### What is expected
Using the entries that follow, give only the number of lines with the word "rgrid" in them.

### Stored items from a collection
>>>>>
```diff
-                 [ay0] "+v"(ay[0]), [ay1] "+v"(ay[1]), [ay2] "+v"(ay[2]), [ay3] "+v"(ay[3]), [ay4] "+v"(ay[4]), [ay5] "+v"(ay[5]),
-                 [ay6] "+v"(ay[6]), [ay7] "+v"(ay[7]), [ay8] "+v"(ay[8]), [ay9] "+v"(ay[9]), [ay10] "+v"(ay[10]), [ay11] "+v"(ay[11]),
-                 [ay12] "+v"(ay[12]), [ay13] "+v"(ay[13]), [ay14] "+v"(ay[14]), [ay15] "+v"(ay[15]),
-                 [o0] "+v"(sacc.x), [o1] "+v"(sacc.y), [o2] "+v"(sacc.z), [o3] "+v"(sacc.w),
-                 [r0] "+v"(rc.x), [r1] "+v"(rc.y), [r2] "+v"(rc.z), [r3] "+v"(rc.w)
-               : [tx0] "v"(tx[0]), [tx1] "v"(tx[1]), [tx2] "v"(tx[2]), [tx3] "v"(tx[3]), [tx4] "v"(tx[4]), [tx5] "v"(tx[5]),
-                 [tx6] "v"(tx[6]), [tx7] "v"(tx[7]), [ty0] "v"(ty[0]), [ty1] "v"(ty[1]), [ty2] "v"(ty[2]), [ty3] "v"(ty[3]),
-                 [ty4] "v"(ty[4]), [ty5] "v"(ty[5]), [ty6] "v"(ty[6]), [ty7] "v"(ty[7]), [b] "s"(bias2), [n] "s"(steps)
-               : "v184", "v185", "v186", "v187", "v188", "v189", "v190", "v191",
-                 "v192", "v193", "v194", "v195", "v196", "v197", "v198", "v199", "v200", "v201", "v202", "v203", "v204", "v205",
-                 "v206", "v207", "v208", "v209", "v210", "v211", "v212", "v213", "v214", "v215", "v216", "v217", "v218", "v219",
-                 "v220", "v221", "v222", "v223", "v224", "v225", "v226", "v227", "v228", "v229", "v230", "v231", "v232", "v233",
-                 "v234", "v235", "v236", "v237", "v238", "v239", "v240", "v241", "v242", "v243", "v244", "v245", "v246", "v247",
-                 "v248", "v249", "v250", "v251", "v252", "v253", "v254", "v255", "s88", "scc");
-}
+  static_assert(kAlign == 0 || kAlign == 3 || kAlign == 6, "");
+  if constexpr (kAlign == 3)
+    NB_MUTUAL_ASM(NB_PINNED, ".p2align 3\n");
+  else if constexpr (kAlign == 6)
+    NB_MUTUAL_ASM(NB_PINNED, ".p2align 6\n");
+  else
+    NB_MUTUAL_ASM(NB_FREE, "");
+}
+#undef NB_MUTUAL_ASM
+#undef NB_PINNED
+#undef NB_FREE
 #undef NB_PX
 #undef NB_PY
 #undef NB_SQ
@@ -127,29 +146,64 @@
 
 constexpr unsigned long long kBias2 = 0x1280000012800000ull;
 
-__device__ __forceinline__ void off_item(const float4* couples, int64_t n_couples, int s, int b, int w, int lane, float4 (*red)[kWaves][64],
+template <bool kAhead_, int kFold_, int kSync_, int kAlign_ = 3>
+struct Wrap {
+  static constexpr bool kAhead = kAhead_;
+  static constexpr int kFold = kFold_, kSync = kSync_, kAlign = kAlign_;
+  static_assert(kChunks % kFold == 0 && kChunks % kSync == 0, "every wave folds, and reaches the barrier, after a whole group");
+  static_assert(2 * kSync * kWaves * 64 * sizeof(float4) <= 65536, "the exchange lives in the kernel's one LDS array");
+};
+using WrapProduct = Wrap<false, 4, 4>;
+using WrapRound7 = Wrap<false, 1, 1>;
+
+template <class W>
+__device__ __forceinline__ void off_item(const float4* couples, int64_t n_couples, int s, int b, int w, int lane, float4* lds,
                                          float2* tpart, float2* spart_f2) {
+  float4(*red)[W::kSync][kWaves][64] = reinterpret_cast<float4(*)[W::kSync][kWaves][64]>(lds);
   v2f tx[8], ty[8];
   load_targets(couples, n_couples, s, w, lane, tx, ty);
   float tot_x[16], tot_y[16];
 #pragma unroll
   for (int t = 0; t < 16; ++t) tot_x[t] = tot_y[t] = 0.f;
   float* spart = reinterpret_cast<float*>(spart_f2);
+  const int64_t sc0 = (int64_t)b * kSliceCouples + lane;
+  float4 nxt = make_float4(0.f, 0.f, 0.f, 0.f);
+  if constexpr (W::kAhead) {
+    nxt = couple_or_marker(couples, sc0, n_couples);
+#pragma unroll
+    for (int k = 0; k < 8; ++k) asm volatile("" : : "v"(tx[k]), "v"(ty[k]));
+  }
+  v2f ax[16], ay[16];
+#pragma unroll 1
   for (int c = 0; c < kChunks; ++c) {
-    float4 rc = couple_or_marker(couples, (int64_t)b * kSliceCouples + 64 * c + lane, n_couples);
-    v2f ax[16], ay[16];
-    zero_acc(ax, ay);
+    float4 rc;
+    if constexpr (W::kAhead) {
+      rc = nxt;
+      if (c + 1 < kChunks) nxt = couple_or_marker(couples, sc0 + 64 * (c + 1), n_couples);
+    } else {
+      rc = couple_or_marker(couples, sc0 + 64 * c, n_couples);
+    }
+    if (c % W::kFold == 0) zero_acc(ax, ay);
     float4 sacc = make_float4(0.f, 0.f, 0.f, 0.f);
-    mutual_steps(tx, ty, ax, ay, rc, sacc, 64, kBias2);
-    add_chunk(ax, ay, tot_x, tot_y);
-    red[c & 1][w][lane] = sacc;
-    __syncthreads();
-    if (threadIdx.x < 256) {
-      const int q = threadIdx.x >> 2, comp = threadIdx.x & 3;
-      float r = 0.f;
-#pragma unroll
-      for (int v = 0; v < kWaves; ++v) r += reinterpret_cast<const float*>(&red[c & 1][v][q])[comp];
-      spart[(size_t)(128 * c + 2 * q + (comp & 1)) * 2 + (comp >> 1)] = r;
+    mutual_steps<W::kAlign>(tx, ty, ax, ay, rc, sacc, 64, kBias2);
+    if constexpr (W::kAhead) asm volatile("" : : "v"(nxt.x), "v"(nxt.y), "v"(nxt.z), "v"(nxt.w));
+    if (c % W::kFold == W::kFold - 1) add_chunk(ax, ay, tot_x, tot_y);
+    const int buf = (c / W::kSync) & 1;
+    red[buf][c % W::kSync][w][lane] = sacc;
+    if (c % W::kSync == W::kSync - 1) {
+      __syncthreads();
+      constexpr int kOut = 256 * W::kSync;
+#pragma unroll
+      for (int o0 = 0; o0 < kOut; o0 += kWaves * 64) {
+        const int o = o0 + (int)threadIdx.x;
+        if (o < kOut) {
+          const int j = o >> 8, q = (o >> 2) & 63, comp = o & 3;
+          float r = 0.f;
+#pragma unroll
+          for (int v = 0; v < kWaves; ++v) r += reinterpret_cast<const float*>(&red[buf][j][v][q])[comp];
+          spart[(size_t)(128 * (c - (W::kSync - 1) + j) + 2 * q + (comp & 1)) * 2 + (comp >> 1)] = r;
+        }
+      }
     }
   }
 #pragma unroll
@@ -210,6 +264,7 @@
   __syncthreads();
 }
 
+template <class W>
 __global__ __launch_bounds__(kWaves * 64) void direct_mutual(const DirectArgs a, MutualArea m, int64_t lo) {
   if (!gate_open(a)) return;
   const int nb = m.n_slices;
@@ -224,7 +279,7 @@
   __shared__ float4 lds[8][8][64];
   __builtin_amdgcn_s_setprio(1);
   if (s < b) {
-    off_item(couples, n_couples, s, b, w, lane, reinterpret_cast<float4(*)[kWaves][64]>(&lds[0][0][0]), tpart, spart);
+    off_item<W>(couples, n_couples, s, b, w, lane, &lds[0][0][0], tpart, spart);
   } else {
     diag_item(couples, n_couples, s, w, lane, lds, tpart);
     if (s + 1 < nb) diag_item(couples, n_couples, s + 1, w, lane, lds, spart);
@@ -346,6 +401,32 @@
   return m;
 }
 
+namespace {
+
+template <class W>
+void launch_units(hipStream_t s, const DirectArgs& a, const MutualArea& m, int64_t lo, int64_t hi) {
+  hipLaunchKernelGGL(direct_mutual<W>, dim3((unsigned)(hi - lo)), dim3(kWaves * 64), 0, s, a, m, lo);
+}
+
+using UnitsLauncher = void (*)(hipStream_t, const DirectArgs&, const MutualArea&, int64_t, int64_t);
+UnitsLauncher units_launcher() {
+  if constexpr (kLabBuild) {
+    switch (lab_int("NBODY_DIRECT_MUTUAL_WRAP", 1)) {
+      case 0: return launch_units<WrapRound7>;
+      case 1: break;
+      case 2: return launch_units<Wrap<false, 1, 4>>;
+      case 3: return launch_units<Wrap<true, 1, 1>>;
+      case 4: return launch_units<Wrap<false, 2, 4>>;
+      case 5: return launch_units<Wrap<true, 4, 4>>;
+      case 6: return launch_units<Wrap<false, 4, 4, 6>>;
+      default: return nullptr;
+    }
+  }
+  return launch_units<WrapProduct>;
+}
+
+}
+
 hipError_t launch_direct_mutual(hipStream_t s, const DirectArgs& a, const MutualArea& m) {
   if (a.n_tgt <= 0) return hipSuccess;
   if (!a.src_couples || a.tgt_begin != 0 || a.n_src < a.n_tgt || m.n_slices != mutual_slices(a.n_src)) return hipErrorInvalidValue;
@@ -353,14 +434,15 @@
   hipError_t e = hipGetDevice(&dev);
   if (e == hipSuccess) e = hipDeviceGetAttribute(&cus, hipDeviceAttributeMultiprocessorCount, dev);
   if (e != hipSuccess) return e;
-  if (cus <= 0) return hipErrorInvalidValue;
+  const UnitsLauncher launch = units_launcher();
+  if (cus <= 0 || !launch) return hipErrorInvalidValue;
   const int64_t units = mutual_schedule::units(m.n_slices);
   const int64_t strip = mutual_schedule::strip_units(cus, kMutualStripItems);
   const dim3 rgrid((unsigned)((a.n_tgt + 255) / 256));
   hipLaunchKernelGGL(direct_mutual_near, dim3(kMutualNearSplit, kMutualNearRows), dim3(256), 0, s, a, m);
   for (int64_t lo = 0; lo < units; lo += strip) {
     const int64_t hi = lo + strip < units ? lo + strip : units;
-    hipLaunchKernelGGL(direct_mutual, dim3((unsigned)(hi - lo)), dim3(kWaves * 64), 0, s, a, m, lo);
+    launch(s, a, m, lo, hi);
     hipLaunchKernelGGL(direct_mutual_reduce, rgrid, dim3(256), 0, s, a, m, lo, hi, lo == 0 ? 1 : 0, hi == units ? 1 : 0);
   }
   return hipGetLastError();
```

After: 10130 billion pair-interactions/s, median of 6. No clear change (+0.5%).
<<<<<
### Written solution
2